“You can always erase and edit,” I mutter, lifting the phone back to continue recording. “If you’ve got content you’d like to see, let me know. But today, I’m starting with something that could cause more damage if I ignore it. I’m gonna tear down this fence.”
I look around for something to rest my phone on so it can record a time-lapse of my efforts. I should have gotten a tripod, but I add it to the to-buy list on my phone, then jimmy together a stand from some wood and an old office chair that sat ruined by the garage.
When I’m done and it’s set up, I pop in my earbuds and hit play on the podcast I’ve been loving lately. Today’s episode is titled, “Forgive the You That Didn’t Know Better.”
I wonder if that’s truly accurate, in my case. I think that’s where some of the shame comes from. Maybe I did know better. I had to know, on some level, that it wasn’t healthy to keep throwing myself at men to make them want me.
Right?
The host’s voice is warm and non-judgmental as I grab the rusted crowbar I found in the garage last night.
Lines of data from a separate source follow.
# belinghy/SteppingStone

Measured on AMD Instinct MI355X. Metric: env-steps/sec (batched random-action rollout), higher is better.
Workload: dtype f32; 1 GPU; Walker3DStepperEnv-v0, 4096 envs per MI355X, curriculum 0 (flat terrain), on-device Philox U(-1,1) actions, auto-reset on; envs_total=4096, parallelism=env-shard x1, ranks=1, steps_per_launch=1000, prewarm_steps=256

## Files before the change

steppingstone_amd/csrc/ss_kernels.hpp:

```cpp
#pragma once
#include <cstdlib>

#include "ss_dynamics.hpp"
#include "../../include/steppingstone.h"

namespace ss {

enum { F_POS = 0, F_QUAT = 3, F_VEL = 7, F_Q = 13, F_QD = 34, F_POT = 55, F_ZINIT = 56, F_EPRET = 57, F_NNDR = 58,
       F_STONE = 59, F_HEAD = 59 + 24, F_EPRET_LO = 59 + 30, NF = 59 + 30 + 1 };
enum { I_N = 0, I_COUNT = 1, I_ELAPSED = 2, I_RNG = 3, I_FLAGS = 4, I_PROV = 5, NI = 6 };
constexpr int kNumStones = 20;
constexpr int kNumSubsteps = 4;
constexpr float kDeg = 0.017453292519943295f;

struct Knobs {
  const float* prob;
  int per_env_prob;
  int curriculum;
  float power;
  int auto_reset;
};

struct Params {
  float* fstate;
// ... 48 lines not shown
  philox4x32_10(ctr, 0u, P.env_offset + ((uint32_t)e & P.id_mask), 0u, P.seed_lo, P.seed_hi, out);
  ctr += 1u;
}

SSD int sample_cell(const Params& P, const Knobs& K, int e, float u) {
  float cdf = 0.f;
  int last = 0, pick = -1;
  const float* pr = K.per_env_prob ? K.prob + e : K.prob;
  const int stride = K.per_env_prob ? P.npad : 1;
#pragma unroll 1
  for (int k = 0; k < SS_NCELL; ++k) {
    float pk = pr[(size_t)k * stride];
    if (pk > 0.f) last = k;
    cdf += pk;
    if (pick < 0 && u < cdf) pick = k;
  }
  return pick < 0 ? last : pick;
}

SSD void place_stone(float px, float py, float pz, float dr, float cp, float sp, float cph, float sph, float out_p[3]) {
  float planar = dr * cp;
  out_p[0] = px + planar * cph;
  out_p[1] = py + planar * sph;
  out_p[2] = pz + dr * sp;
}
SSD float draw_stone(const Params& P, const Knobs& K, int e, uint32_t& ctr, int k, float out_p[3], float out_n[3],
                     float out_t[2], float out_h[2], bool store = true) {
  uint32_t r[4];
  env_block(P, e, ctr, r);
  int cell = sample_cell(P, K, e, u01(r[0]));
  float ratio = (float)K.curriculum / 5.0f;
  float dr = 0.65f + u01(r[1]) * (0.6f * ratio);
  float tilt = 15.0f * kDeg * ratio;
  float xt = (2.f * u01(r[2]) - 1.f) * tilt, yt = (2.f * u01(r[3]) - 1.f) * tilt;
  float yaw = yaw_sample(cell / SS_GRID), pitch = pitch_sample(cell % SS_GRID);
  const size_t np = (size_t)P.npad;
  float* T = P.terrain + e;
  int prov = P.istate[e + I_PROV * np];
  const bool prev_stored = k - 1 < prov;
  float px = prev_stored ? T[((k - 1) * 6 + 0) * np] : 0.75f * (float)(k - 1);
  float py = prev_stored ? T[((k - 1) * 6 + 1) * np] : 0.f, pz = prev_stored ? T[((k - 1) * 6 + 2) * np] : 0.f;
  float phi = (prev_stored ? T[((k - 1) * 6 + 3) * np] : 0.f) + yaw;
  float sp, cp, sph, cph;
  sincosf(pitch, &sp, &cp);
  sincosf(phi, &sph, &cph);
  place_stone(px, py, pz, dr, cp, sp, cph, sph, out_p);
  out_t[0] = xt; out_t[1] = yt;
  out_h[0] = cph; out_h[1] = sph;
  stone_normal(phi, xt, yt, out_n);
  if (store) {
#pragma unroll 1
    for (int j = prov; j < k; ++j) {
      T[(j * 6 + 0) * np] = 0.75f * (float)j;
#pragma unroll
      for (int i = 1; i < 6; ++i) T[(j * 6 + i) * np] = 0.f;
    }
    T[(k * 6 + 0) * np] = out_p[0]; T[(k * 6 + 1) * np] = out_p[1]; T[(k * 6 + 2) * np] = out_p[2];
    T[(k * 6 + 3) * np] = phi; T[(k * 6 + 4) * np] = xt; T[(k * 6 + 5) * np] = yt;
    if (prov < k + 1) P.istate[e + I_PROV * np] = k + 1;
  }
  return dr;
}

SSD float planar_dist(const float a[3], const float b[3]) {
  float dx = a[0] - b[0], dy = a[1] - b[1];
  return sqrtf(dx * dx + dy * dy);
}

SSD void quat_roll_pitch_cs(const float q[4], float& roll, float& pitch, float& cy, float& sy) {
  float w = q[0], x = q[1], y = q[2], z = q[3];
  roll = atan2f(2.f * (w * x + y * z), 1.f - 2.f * (x * x + y * y));
  pitch = asinf(fminf(fmaxf(2.f * (w * y - z * x), -1.f), 1.f));
  float A = 1.f - 2.f * (y * y + z * z), B = 2.f * (w * z + x * y);
  float n2 = A * A + B * B;
  float inv = SS_RSQRT(fmaxf(n2, 1e-30f));
  cy = n2 > 1e-30f ? A * inv : 1.f;
  sy = n2 > 1e-30f ? B * inv : 0.f;
}

SSD void target_features(const float pos[3], float cy, float sy, const float sp[3], const float tilt[2], float o[5]) {
  float dx = sp[0] - pos[0], dy = sp[1] - pos[1], dz = sp[2] - pos[2];
  o[0] = dy * cy - dx * sy; o[1] = dx * cy + dy * sy; o[2] = dz; o[3] = tilt[0]; o[4] = tilt[1];
}

SSD float clip5(float x) { return fminf(fmaxf(x, -5.f), 5.f); }
SSD float obs_angle(float ps, float q, float mid, float span) { return clip5(2.f * (ps * q - ps * mid) / span); }
SSD float obs_rate(float ps, float qd) { return clip5(0.1f * (ps * qd)); }

template <class Model>
SSD void write_obs(const Dyn& s, float z_init, int flags, const Cache& c, float* obs) {
  float roll, pitch, sy, cy;
  quat_roll_pitch_cs(s.quat, roll, pitch, cy, sy);
  float R[3][3];
  quat_rot(s.quat, R);
  float vw[3];
#pragma unroll
  for (int r = 0; r < 3; ++r) vw[r] = R[r][0] * s.v0.v[0] + R[r][1] * s.v0.v[1] + R[r][2] * s.v0.v[2];
  obs[0] = clip5(s.pos[2] - z_init);
  obs[1] = clip5(cy * vw[0] + sy * vw[1]);
  obs[2] = clip5(-sy * vw[0] + cy * vw[1]);
  obs[3] = clip5(vw[2]);
  obs[4] = clip5(roll);
  obs[5] = clip5(pitch);
  static_for<0, NJ>([&](auto Jc) {
    constexpr int j = decltype(Jc)::value;
    constexpr float mid = 0.5f * (Model::lo[j] + Model::hi[j]);
    constexpr float span = Model::hi[j] - Model::lo[j];
    constexpr float ps = (float)kPolicySign[j];
    obs[6 + j] = obs_angle(ps, s.q[j], mid, span);
    obs[27 + j] = obs_rate(ps, s.qd[j]);
  });
  obs[48] = (flags & 1) ? 1.f : 0.f;
  obs[49] = (flags & 2) ? 1.f : 0.f;
  float t[5];
  target_features(s.pos, cy, sy, c.p[1], c.tilt[1], t);
#pragma unroll
  for (int i = 0; i < 5; ++i) obs[50 + i] = t[i];
  target_features(s.pos, cy, sy, c.p[2], c.tilt[2], t);
#pragma unroll
  for (int i = 0; i < 5; ++i) obs[55 + i] = t[i];
}

SSD void load_dyn(const Params& P, int e, Dyn& s) {
  const float* F = P.fstate + e;
  const size_t np = (size_t)P.npad;
#pragma unroll
  for (int i = 0; i < 3; ++i) s.pos[i] = F[(F_POS + i) * np];
#pragma unroll
  for (int i = 0; i < 4; ++i) s.quat[i] = F[(F_QUAT + i) * np];
#pragma unroll
  for (int i = 0; i < 3; ++i) { s.v0.w[i] = F[(F_VEL + i) * np]; s.v0.v[i] = F[(F_VEL + 3 + i) * np]; }
#pragma unroll
  for (int j = 0; j < NJ; ++j) { s.q[j] = F[(F_Q + j) * np]; s.qd[j] = F[(F_QD + j) * np]; }
}
SSD void store_dyn(const Params& P, int e, const Dyn& s) {
  float* F = P.fstate + e;
  const size_t np = (size_t)P.npad;
#pragma unroll
  for (int i = 0; i < 3; ++i) F[(F_POS + i) * np] = s.pos[i];
#pragma unroll
  for (int i = 0; i < 4; ++i) F[(F_QUAT + i) * np] = s.quat[i];
#pragma unroll
  for (int i = 0; i < 3; ++i) { F[(F_VEL + i) * np] = s.v0.w[i]; F[(F_VEL + 3 + i) * np] = s.v0.v[i]; }
#pragma unroll
  for (int j = 0; j < NJ; ++j) { F[(F_Q + j) * np] = s.q[j]; F[(F_QD + j) * np] = s.qd[j]; }
}
SSD void load_cache(const Params& P, int e, Cache& c) {
  const float* F = P.fstate + e;
  const size_t np = (size_t)P.npad;
#pragma unroll
  for (int sl = 0; sl < 3; ++sl) {
#pragma unroll
    for (int i = 0; i < 3; ++i) { c.p[sl][i] = F[(F_STONE + sl * 8 + i) * np]; c.nrm[sl][i] = F[(F_STONE + sl * 8 + 3 + i) * np]; }
    c.tilt[sl][0] = F[(F_STONE + sl * 8 + 6) * np];
    c.tilt[sl][1] = F[(F_STONE + sl * 8 + 7) * np];
  }
}
SSD void store_cache(const Params& P, int e, const Cache& c) {
  float* F = P.fstate + e;
  const size_t np = (size_t)P.npad;
#pragma unroll
  for (int sl = 0; sl < 3; ++sl) {
#pragma unroll
    for (int i = 0; i < 3; ++i) { F[(F_STONE + sl * 8 + i) * np] = c.p[sl][i]; F[(F_STONE + sl * 8 + 3 + i) * np] = c.nrm[sl][i]; }
    F[(F_STONE + sl * 8 + 6) * np] = c.tilt[sl][0];
    F[(F_STONE + sl * 8 + 7) * np] = c.tilt[sl][1];
  }
}
SSD void store_headings(const Params& P, int e, const float (&h)[3][2]) {
  float* F = P.fstate + e;
  const size_t np = (size_t)P.npad;
#pragma unroll
  for (int sl = 0; sl < 3; ++sl) { F[(F_HEAD + sl * 2) * np] = h[sl][0]; F[(F_HEAD + sl * 2 + 1) * np] = h[sl][1]; }
}
SSD void cache_from_terrain(const Params& P, int e, int n, Cache& c, float (&hd)[3][2]) {
  const size_t np = (size_t)P.npad;
  const float* T = P.terrain + e;
  int idx[3] = {n - 1 < 0 ? 0 : n - 1, n, n + 1 > kNumStones - 1 ? kNumStones - 1 : n + 1};
#pragma unroll
  for (int sl = 0; sl < 3; ++sl) {
    int k = idx[sl];
#pragma unroll
    for (int i = 0; i < 3; ++i) c.p[sl][i] = T[(k * 6 + i) * np];
    float phi = T[(k * 6 + 3) * np], xt = T[(k * 6 + 4) * np], yt = T[(k * 6 + 5) * np];
    c.tilt[sl][0] = xt; c.tilt[sl][1] = yt;
    stone_normal(phi, xt, yt, c.nrm[sl]);
    sincosf(phi, &hd[sl][1], &hd[sl][0]);
  }
}

SSD void flat_path(Stones& c) {
#pragma unroll
  for (int sl = 0; sl < 3; ++sl) {
    c.p[sl][0] = 0.75f * (float)sl; c.p[sl][1] = 0.f; c.p[sl][2] = 0.f;
    c.nrm[sl][0] = 0.f; c.nrm[sl][1] = 0.f; c.nrm[sl][2] = 1.f;
    c.tilt[sl][0] = 0.f; c.tilt[sl][1] = 0.f;
  }
}
template <class Model, int GJ>
SSD float reset_angle(const uint32_t (&r)[6][4]) {
  constexpr float q0 = Model::q0[GJ], lo = Model::lo[GJ] + 0.02f, hi = Model::hi[GJ] - 0.02f;
  float q = q0 + 0.05f * (2.f * u01(r[GJ / 4][GJ % 4]) - 1.f);
  return fminf(fmaxf(q, lo), hi);
}

template <class Model>
SSD void env_reset(const Params& P, int e, Dyn& s, Cache& c, uint32_t& ctr, float& pot, float& z_init, float& nn_dr) {
  const size_t np = (size_t)P.npad;
  P.istate[e + I_PROV * np] = 0;
  flat_path(c);
  s.pos[0] = 0.f; s.pos[1] = 0.f; s.pos[2] = Model::stand_height + 0.01f;
  s.quat[0] = 1.f; s.quat[1] = s.quat[2] = s.quat[3] = 0.f;
#pragma unroll
  for (int i = 0; i < 3; ++i) { s.v0.w[i] = 0.f; s.v0.v[i] = 0.f; }
  uint32_t r[6][4];
#pragma unroll
  for (int b = 0; b < 6; ++b) env_block(P, e, ctr, r[b]);
  static_for<0, NJ>([&](auto Jc) {
    constexpr int j = decltype(Jc)::value;
    s.q[j] = reset_angle<Model, j>(r);
    s.qd[j] = 0.f;
  });
  z_init = s.pos[2];
  nn_dr = 0.75f;
  pot = -planar_dist(c.p[1], s.pos) / kDt;
}

constexpr int kMaxPeers = 8;
struct PeerTable {
  float* dst[kMaxPeers];
  uint32_t* flag[kMaxPeers];
  uint32_t* done_counter;
  int count;
  int rank;
  int n_local;
};

struct StepIO {
  const float* act;
  float* obs;
  float* rew;
  uint8_t* done;
  ss_info* info;
  uint64_t t;
  float* packed;
  int nsteps;
  const PeerTable* peers;
  uint32_t flag_value;
  long long packed_step_stride;
};
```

“You are not defined by your past roles,” the host says. “Let me say that again. You are not defined by your past roles. Your worth isn’t measured by what others once expected of you. And in today’s episode, we’re gonna unpack what it truly means to forgive yourself for your past.”
I raise an eyebrow at that. It’s probably gonna take a lot more than that to get me from where I am to that opening sentence. Telling me something is true is very different from me actually deep-down internalizing that.
Bracing the crowbar against the first fence post, which is leaning at forty-five degrees, I heave, hard.
The wood is ancient and I expected it to be brittle. But it isn’t. It’s soaked and soft. The earth holds tight. After months of being frozen, it’s only really thawed at the surface where the weak spring sun has warmed it a little. I pull again and my shoulders burn. I grunt, pulling back with all that I am.
Nothing.
“Okay, rude,” I mutter, shaking out my hands.
I try again. Sweat drips down my neck. And the podcast is talking about self-compassion as the crowbar slips from the post, digs unto the soil, and then flips dirt back up in my face.
“Shit,” I mutter to the post. “So much for looking like you’re about to fall over.”
I refuse to be defeated by job one on day one. And try to ignore the embarrassment of actually filming myself do that.
Over the next ten minutes, I try all sorts of things. I sit on the ground with my back against it, pushing in the opposite direction, but all it does is sway. I try grabbing hold of the post at the top, trying to circle it first, clockwise, then, counter-clockwise. It budges a little, but never enough to be able to pull it out.
And that’s when I sense him.
Jackal has the kind of presence you feel before you see.
I pull out an earbud and hear his boot scrunch across the gravel.
“Morning, Sunshine,” he says.
Reluctantly, I turn to face him. He’s too handsome for his own good with his long dark hair and gray-blue eyes. But it’s also his chiseled cheekbones and tall stature. Plus, his voice always hit me like a warm hand on the back of my neck.
He’s holding a spade.
“Don’t call me that,” I mumble.
He ignores my comment. “I was watching you through my window.”
I raise an eyebrow. “Well, that doesn’t sound creepy and weird at all.”
“Relax,” he says, in that annoying, pacifying way he has. “I meant, I was watching you struggle out here. Didn’t think it would take an engineering degree to get a fence post out, so I decided to come see what the problem is.”
Heat floods my cheeks. “I’m fine.”
He huffs. “No offense, Isla, but you’re about five seconds away from throwing your back out for the next month.”
I tense at his words, but deep down, I know he’s right. “I just need to do a bit of research.”
Jackal steps closer, his cologne faint. “Isla. Quit being stubborn when we can both take a look and figure it out right now.”